Work item –
Over all lines in the data below, count those holding "kLds" and give only the result.

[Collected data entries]
int mals_destroy(mals_handle h) {
  if (!h) return MALS_INVALID_ARG;
  (void)hipSetDevice(h->cfg.device);
  malsi_serving_stop_front(h);
  (void)hipStreamSynchronize(h->stream);
  if (h->d_trace) {
    std::vector<unsigned long long> t(64 * 64 * 6);
    (void)hipMemcpy(t.data(), h->d_trace.get(), t.size() * sizeof(unsigned long long), hipMemcpyDeviceToHost);
    for (int r = 0; r < 64; r += 21)
      for (int w = 0; w < 4; w += 1) {
        const unsigned long long* o = &t[(size_t)(r * 64 + w) * 6];
        std::fprintf(stderr, "[trace] iter %2d wave %2d len %5llu gather %7llu chol %7llu solve+store %7llu gap_to_prev_end %lld\n", r, w, o[4],
                     o[1] - o[0], o[2] - o[1], o[3] - o[2], r ? (long long)(o[0] - t[(size_t)((r - 1) * 64 + w) * 6 + 3]) : 0ll);
// ... 398 lines not shown
static int solve_setup(mals_handle h, int side, int chunk_begin, int chunk_end, bool g_to_host) {
  SideState& s = h->side[side];
  SideState& o = h->side[1 - side];
  const int k = h->cfg.features;
  const HalfStamp now{side, o.G_version};
  bool new_half = h->pad != now || h->pad_epoch != o.F_epoch || h->pad_done.size() != s.chunks.size();
  for (int c = chunk_begin; c < chunk_end && !new_half; ++c) new_half = h->pad_done[(size_t)c] != 0;
  if (new_half) {
    h->pad = now;
    h->pad_epoch = o.F_epoch;
    h->pad_done.assign(s.chunks.size(), 0);
    h->tl[0] = now_us();
    h->tl[1] = h->tl[2] = 0.0;
    HIPCHK(h, hipMemsetAsync(h->d_gref_state.get(), 0, 3 * sizeof(int), h->stream));
  }
  for (int c = chunk_begin; c < chunk_end; ++c) h->pad_done[(size_t)c] = 1;
  if (k % 16 != 0) {
    const int ld = 16 * h->T;
    const size_t need = (size_t)o.n_total * (size_t)ld;
    if (need > h->d_Mp.capacity()) {
      new_half = true;
      HIPCHK(h, h->d_Mp.reserve(need, h->stream));
    }
    if (new_half) {
      PendingEvent pe;
      if (int rc = begin_timed(h, 5, (double)o.n_total * 4.0 * (k + ld), pe)) return rc;
      const int64_t n4 = o.n_total * (ld / 4);
      const unsigned blocks = (unsigned)std::min<int64_t>((n4 + 255) / 256, (int64_t)h->n_cu * 32);
      hipLaunchKernelGGL(pad_rows_kernel, dim3(blocks ? blocks : 1), dim3(256), 0, h->stream, o.F, o.n_total, k, ld, h->d_Mp.get());
      HIPCHK(h, hipGetLastError());
      if (int rc = end_timed(h, pe)) return rc;
    }
  }
  if (h->lds_gather && h->split_f16 && k == 128) {
    if (!h->d_Gperm) HIPCHK(h, h->d_Gperm.alloc((size_t)tri(8) * 256));
    if (h->gperm != now) {
      if (h->cfg.flags & MALS_FLAG_LOSS_IGNORES_UNSPECIFIED) {
        HIPCHK(h, hipMemsetAsync(h->d_Gperm.get(), 0, sizeof(float) * (size_t)tri(8) * 256, h->stream));
      } else {
        hipLaunchKernelGGL(gramian_perm_kernel, dim3((unsigned)tri(8)), dim3(256), 0, h->stream, o.G.get(), k, h->d_Gperm.get());
        HIPCHK(h, hipGetLastError());
      }
      h->gperm = now;
    }
  }
  HIPCHK(h, s.refine.reserve((size_t)s.n_local, h->stream));
  if (h->split_f16 && (h->zs != now || h->zs_bound != s.max_abs_val || h->zs_mean != s.mean_abs_val)) {
    const double base_w = (h->cfg.flags & MALS_FLAG_LOSS_IGNORES_UNSPECIFIED) ? 1.0 : 0.0;
    const double w_max = base_w + ((h->cfg.flags & MALS_FLAG_RECONSTRUCT_R) ? 0.0 : std::fabs(h->cfg.alpha) * (double)s.max_abs_val);
    const double w_mean = base_w + ((h->cfg.flags & MALS_FLAG_RECONSTRUCT_R) ? 0.0 : std::fabs(h->cfg.alpha) * s.mean_abs_val);
    int force = -1;
    if (const char* e = std::getenv("MALS_FORCE_RANGE_FLAG")) force = std::atoi(e) != 0;
    hipLaunchKernelGGL(gather_scale_kernel, dim3(1), dim3(64), 0, h->stream, o.G.get(), k, (float)std::sqrt(w_max), (float)std::sqrt(w_mean),
                       (double)o.n_total, force, (o.ymax_version != 0 && o.ymax_version == o.G_version) ? o.d_ymax.get() : nullptr, h->d_zscale.get());
    HIPCHK(h, hipGetLastError());
    h->zs = now;
    h->zs_bound = s.max_abs_val;
    h->zs_mean = s.mean_abs_val;
  }
  if (g_to_host) {
    if (!h->h_G) HIPCHK(h, h->h_G.alloc((size_t)k * k));
    if (!h->ev_G) HIPCHK(h, hipEventCreateWithFlags(&h->ev_G, hipEventDisableTiming));
    HIPCHK(h, hipMemcpyAsync(h->h_G.get(), o.G.get(), sizeof(double) * (size_t)k * k, hipMemcpyDeviceToHost, h->stream));
    HIPCHK(h, hipEventRecord(h->ev_G, h->stream));
  }
  return MALS_OK;
}
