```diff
+        const bool valid = row < n_pts;
+        long long mm = valid ? row : n_pts - 1;
+        if (list != nullptr) mm = list[mm];
+        else if (col >= 0) mm = mm * n_samples + col;
+        float x[3];
+        {
+            const long long ray = mm / n_samples;
+            const float zz = zbuf[mm];
+#pragma unroll
+            for (int k = 0; k < 3; ++k) x[k] = rayo[ray * 3 + k] + rayd[ray * 3 + k] * zz;
+        }
+        Pair pe[4];
+        x3::posenc_pair<10>(x, h, pe);
+        Pair ha[16], hb[16];
+        layer<0, 4, 0>(r, lane, fl + 256 * 0, pe, pe, ha);
+        layer<8, 16, 0>(r, lane, fl + 256 * 1, ha, pe, hb);
+        layer<16, 16, 0>(r, lane, fl + 256 * 2, hb, pe, ha);
+        layer<24, 16, 0>(r, lane, fl + 256 * 3, ha, pe, hb);
+        layer<32, 16, 0>(r, lane, fl + 256 * 4, hb, pe, ha);
+        layer<40, 16, 4>(r, lane, fl + 256 * 5, ha, pe, hb);
+        layer<48, 16, 0>(r, lane, fl + 256 * 6, hb, pe, ha);
+        layer<56, 16, 0>(r, lane, fl + 256 * 7, ha, pe, hb);
+        f32x16 acc;
+        tile<64, 16, 0>(r, lane, fl + kGeoBiasSig, hb, pe, acc, [] {});
+        const float sigma = acc[0];
+        if (valid && h == 0) {
+            if (list != nullptr || col >= 0) out[out_stride * (mm + 1) - 1] = sigma;
+            else out[row] = sigma;
+        }
+    }
+    wait_vm<0>();
+}
+
 template <bool GRAD>
 static int launch(const float* rayo, const float* rayd, const float* z, long long n_pts, int n_samples,
                   const void* blob, float* out, int max_blocks, hipStream_t st, const int* list = nullptr,
-                  const int* count = nullptr, int list_stride = 4) {
+                  const int* count = nullptr, int list_stride = 4, int col = -1) {
     if (n_pts <= 0) return 0;
     const long long tiles = (n_pts + kRows - 1) / kRows;
     const int grid = (int)(tiles < max_blocks ? tiles : max_blocks);
+    constexpr int lds = GRAD ? kLds : dma::kLds;
     auto k = nerf_sigma_x3_kernel<GRAD>;
-    hipError_t e = hipFuncSetAttribute(reinterpret_cast<const void*>(k), hipFuncAttributeMaxDynamicSharedMemorySize, kLds);
+    hipError_t e = hipFuncSetAttribute(reinterpret_cast<const void*>(k), hipFuncAttributeMaxDynamicSharedMemorySize, lds);
     if (e != hipSuccess) return (int)e;
-    hipLaunchKernelGGL(k, dim3(grid), dim3(kNW * 64), kLds, st, rayo, rayd, z, n_pts, n_samples, (const char*)blob, out,
-                       list, count, list_stride);
+    hipLaunchKernelGGL(k, dim3(grid), dim3(kNW * 64), lds, st, rayo, rayd, z, n_pts, n_samples, (const char*)blob, out,
+                       list, count, list_stride, col);
     return (int)hipGetLastError();
 }
 
@@ -208,3 +362,8 @@
                                                   const int* count, int max_blocks, hipStream_t st) {
     return nfx::geo3::launch<false>(rayo, rayd, z, n_pts, n_samples, blob, out, max_blocks, st, list, count, 1);
 }
+extern "C" int nfx_launch_nerf_sigma_x3_column(const float* rayo, const float* rayd, const float* z, long long n_rays,
+                                               int n_samples, int col, const void* blob, float* rgbs, int max_blocks,
+                                               hipStream_t st) {
+    return nfx::geo3::launch<false>(rayo, rayd, z, n_rays, n_samples, blob, rgbs, max_blocks, st, nullptr, nullptr, 4, col);
+}
diff --git a/nerfactor_amd/csrc/raymarch.hip b/nerfactor_amd/csrc/raymarch.hip
--- a/nerfactor_amd/csrc/raymarch.hip
+++ b/nerfactor_amd/csrc/raymarch.hip
@@ -352,7 +352,7 @@
 #pragma unroll
     for (int k = 0; k < kMaxSeg; ++k) {
         const int cnt = nb - 64 * k < 64 ? nb - 64 * k : 64;
-        for (int i = 0; i < cnt; ++i) denom += __shfl(wv[k], i, 64);
+        for (int i = 0; i < cnt; ++i) denom += __int_as_float(__builtin_amdgcn_readlane(__float_as_int(wv[k]), i));
     }
     denom += 1e-5f;
     float pdf[kMaxSeg], cv[kMaxSeg];
@@ -366,7 +366,7 @@
     for (int k = 0; k < kMaxSeg; ++k) {
         const int cnt = nb - 64 * k < 64 ? nb - 64 * k : 64;
         for (int i = 0; i < cnt; ++i) {
-            acc += __shfl(pdf[k], i, 64);
+            acc += __int_as_float(__builtin_amdgcn_readlane(__float_as_int(pdf[k]), i));
             if (lane == i) cv[k] = acc;
         }
     }
diff --git a/nerfactor_amd/ops.py b/nerfactor_amd/ops.py
--- a/nerfactor_amd/ops.py
+++ b/nerfactor_amd/ops.py
@@ -834,8 +834,12 @@
     n, s = z.shape
     if n == 0 or s < 2:
         return rgbs
-    sig = nerf_sigma_fwd(rayo, rayd, z[:, -1:].contiguous(), geom_blob_fp32, 'fp32')
-    rgbs[:, -1, 3] = sig[:, 0]
+    rayo, rayd, z, n, s = _ray_args(rayo, rayd, z, geom_blob_fp32)
+    dst = _dev(rgbs, 'rgbs', (n, s, 4))
+    check(lib.nfx_nerf_refine_last_sample(_ptr(rayo), _ptr(rayd), _ptr(z), n, s, _ptr(geom_blob_fp32), _ptr(dst), _stream()),
+          'nfx_nerf_refine_last_sample')
+    if dst is not rgbs:
+        rgbs.copy_(dst)
     return rgbs
 
 
```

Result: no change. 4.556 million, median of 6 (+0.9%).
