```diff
diff --git a/include/healswin.h b/include/healswin.h
--- a/include/healswin.h
+++ b/include/healswin.h
@@ -420,6 +420,9 @@
                           float* mean, float* rstd, int64_t tokens, int width, int children, int dtype, void* stream);
 
 int64_t hs_expand_ln_head_blocks(int64_t tokens);
+int hs_expand_ln_head_set_waves(int waves);
+int hs_expand_ln_head_set_max_blocks(int max_blocks);
+int hs_expand_ln_head_waves(int depth_loss);
 int hs_expand_ln_head_ce_fwd(const void* xn, const void* xn_lo, const void* wexp, const void* wfold, const float* bvec, const uint8_t* labels,
                              const float* class_weights, int n_classes, void* y, float* logits, float* mean, float* rstd,
                              float* loss_partials, int64_t tokens, int width, int children, int dtype, void* stream);
```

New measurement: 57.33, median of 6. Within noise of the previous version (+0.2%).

Exercise output –
3